Fluide Glacial
- June 2013 issue
- Categories: Comics magazine
- Frequency: Monthly
- Founder: Gotlib, Alexis and Jacques Diament [fr]
- Founded: 1 April 1975
- Company: Bamboo Édition
- Country: France
- Based in: Paris
- Language: French
- Website: www.fluideglacial.com
- ISSN: 0339-7580

= Fluide Glacial =

Fluide Glacial (/fr/) is a monthly French comics magazine and a publishing house founded on 1 April 1975 by Gotlib, Alexis and Jacques Diament.

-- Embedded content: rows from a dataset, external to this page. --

__global__ __launch_bounds__(kBlock) void voxel_finalize_kernel(const float4* __restrict__ sorted_pts, const uint32_t* __restrict__ run_keys,
                                                                const int* __restrict__ run_counts, const int* __restrict__ run_offsets,
                                                                int* __restrict__ scalars, int min_points, double eig_mult,
                                                                int* __restrict__ cell2vox, VoxelRec* __restrict__ vox,
                                                                float4* __restrict__ centroid, double* __restrict__ dbg,
                                                                int* __restrict__ vcount, int* __restrict__ vvalid, VoxelStrictRec* __restrict__ vstrict, const int eigen_qr) {
#pragma clang fp contract(off)
  const int r = blockIdx.x * blockDim.x + threadIdx.x;
  const int num_runs = scalars[0];
  if (r >= num_runs) return;
  const uint32_t key = run_keys[r];
  const int cnt = run_counts[r];
  vcount[r] = cnt;
  vvalid[r] = 0;
  if (key == 0xFFFFFFFFu) {
    vcount[r] = 0;
    return;
  }
  const int off = run_offsets[r];
  double s[3] = {0, 0, 0}, q[6] = {0, 0, 0, 0, 0, 0};
  float cf[3] = {0, 0, 0};
  constexpr int kBatch = 24;
  for (int j0 = 0; j0 < cnt; j0 += kBatch) {
    float4 pb[kBatch];
#pragma unroll
    for (int u = 0; u < kBatch; u++) pb[u] = (j0 + u < cnt) ? sorted_pts[off + j0 + u] : make_float4(0.f, 0.f, 0.f, 0.f);
#pragma unroll
    for (int u = 0; u < kBatch; u++) {
      if (j0 + u < cnt) {
        const float4 p = pb[u];
        const double x = p.x, y = p.y, z = p.z;
        s[0] += x; s[1] += y; s[2] += z;
        q[0] += x * x; q[1] += x * y; q[2] += x * z; q[3] += y * y; q[4] += y * z; q[5] += z * z;
        cf[0] += p.x; cf[1] += p.y; cf[2] += p.z;
      }
    }
  }
  const double np = (double)cnt;
  const double mean[3] = {s[0] / np, s[1] / np, s[2] / np};
  const float fn = (float)cnt;
  double* d = dbg + (size_t)r * 12;
  d[0] = mean[0]; d[1] = mean[1]; d[2] = mean[2];
  for (int k = 0; k < 9; k++) d[3 + k] = 0.0;
  VoxelRec rec;
  rec.mean[0] = mean[0]; rec.mean[1] = mean[1]; rec.mean[2] = mean[2];
  for (int k = 0; k < 6; k++) rec.icov[k] = 0.f;
  bool valid = false;
  if (cnt >= min_points) {
    const double sq[9] = {q[0], q[1], q[2], q[1], q[3], q[4], q[2], q[4], q[5]};
    double cov[9];
    const double f = (np - 1.0) / np;
    for (int a = 0; a < 3; a++)
      for (int b = 0; b < 3; b++) cov[a * 3 + b] = ((sq[a * 3 + b] - 2.0 * (s[a] * mean[b])) / np + mean[a] * mean[b]) * f;
    double ev[3], V[9];
    if (eigen_qr) eigen_selfadjoint3_d(cov, ev, V);
    else sym_eig3_d(cov, ev, V);
    if (!(ev[0] < 0 || ev[1] < 0 || ev[2] <= 0)) {
      const double min_ev = eig_mult * ev[2];
      if (ev[0] < min_ev) {
        ev[0] = min_ev;
        if (ev[1] < min_ev) ev[1] = min_ev;
        double Vi[9], VD[9];
        inv3_d(V, Vi);
        for (int rr = 0; rr < 3; rr++)
          for (int c = 0; c < 3; c++) VD[rr * 3 + c] = V[rr * 3 + c] * ev[c];
        for (int rr = 0; rr < 3; rr++)
          for (int c = 0; c < 3; c++) cov[rr * 3 + c] = VD[rr * 3 + 0] * Vi[0 * 3 + c] + VD[rr * 3 + 1] * Vi[1 * 3 + c] + VD[rr * 3 + 2] * Vi[2 * 3 + c];
      }
      double icov[9];
      inv3_d(cov, icov);
      valid = true;
      for (int k = 0; k < 9; k++)
        if (isinf(icov[k])) valid = false;
      if (valid) {
        rec.icov[0] = (float)icov[0]; rec.icov[1] = (float)icov[1]; rec.icov[2] = (float)icov[2];
        rec.icov[3] = (float)icov[4]; rec.icov[4] = (float)icov[5]; rec.icov[5] = (float)icov[8];
        for (int k = 0; k < 9; k++) d[3 + k] = icov[k];
      }
    }
  }
  vox[r] = rec;
  {
    VoxelStrictRec sr;
    sr.mean[0] = mean[0]; sr.mean[1] = mean[1]; sr.mean[2] = mean[2];
    for (int k = 0; k < 9; k++) sr.C[k] = (float)d[3 + k];
    sr.pad = 0.f;
    vstrict[r] = sr;
  }
  centroid[r] = make_float4(cf[0] / fn, cf[1] / fn, cf[2] / fn, valid ? 1.f : 0.f);
  vvalid[r] = valid ? 1 : 0;
  cell2vox[key] = valid ? r : -1;
  if (valid) atomicAdd(&scalars[1], 1);
}

__global__ __launch_bounds__(kBlock) void voxel_centroid_kernel(const float4* __restrict__ sorted_pts, const uint32_t* __restrict__ run_keys,
                                                                const int* __restrict__ run_counts, const int* __restrict__ run_offsets,
                                                                const int* __restrict__ scalars, float4* __restrict__ out, int out_capacity) {
  const int r = blockIdx.x * blockDim.x + threadIdx.x;
  if (r >= scalars[0] || r >= out_capacity) return;
  if (run_keys[r] == 0xFFFFFFFFu) return;
  const int off = run_offsets[r], cnt = run_counts[r];
  float sx = 0.f, sy = 0.f, sz = 0.f;
  for (int j = 0; j < cnt; j++) {
    const float4 p = sorted_pts[off + j];
    sx += p.x; sy += p.y; sz += p.z;
  }
  const float fn = (float)cnt;
  out[r] = make_float4(sx / fn, sy / fn, sz / fn, 1.f);
}

__global__ void voxel_count_kernel(const uint32_t* __restrict__ run_keys, int* __restrict__ scalars) {
  const int nr = scalars[0];
  scalars[2] = (nr > 0 && run_keys[nr - 1] == 0xFFFFFFFFu) ? nr - 1 : nr;
}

Since its foundation, it has featured the work of French and international authors and graphic artists such as Christian Binet, Jacques Lob, Luc Nisset, Édika, Claire Bretécher, Jean Solé, François Boucq, Moebius, Masse, Jean-Claude Mézières, Loup, Daniel Goossens, Stéphane Charbonnier, Tignous and André Franquin. Nowadays it also features the work of a new generation of authors and comics artists such as Riad Sattouf, Arthur De Pins, Julien/CDM, Guillaume Bouzard, Mo/CDM and Romain Dutreix.

It was owned by Groupe Flammarion from 1995 until 2016, when it was bought by Bamboo Édition.

Yan Lindingre has been the magazine's editor in chief since 2012.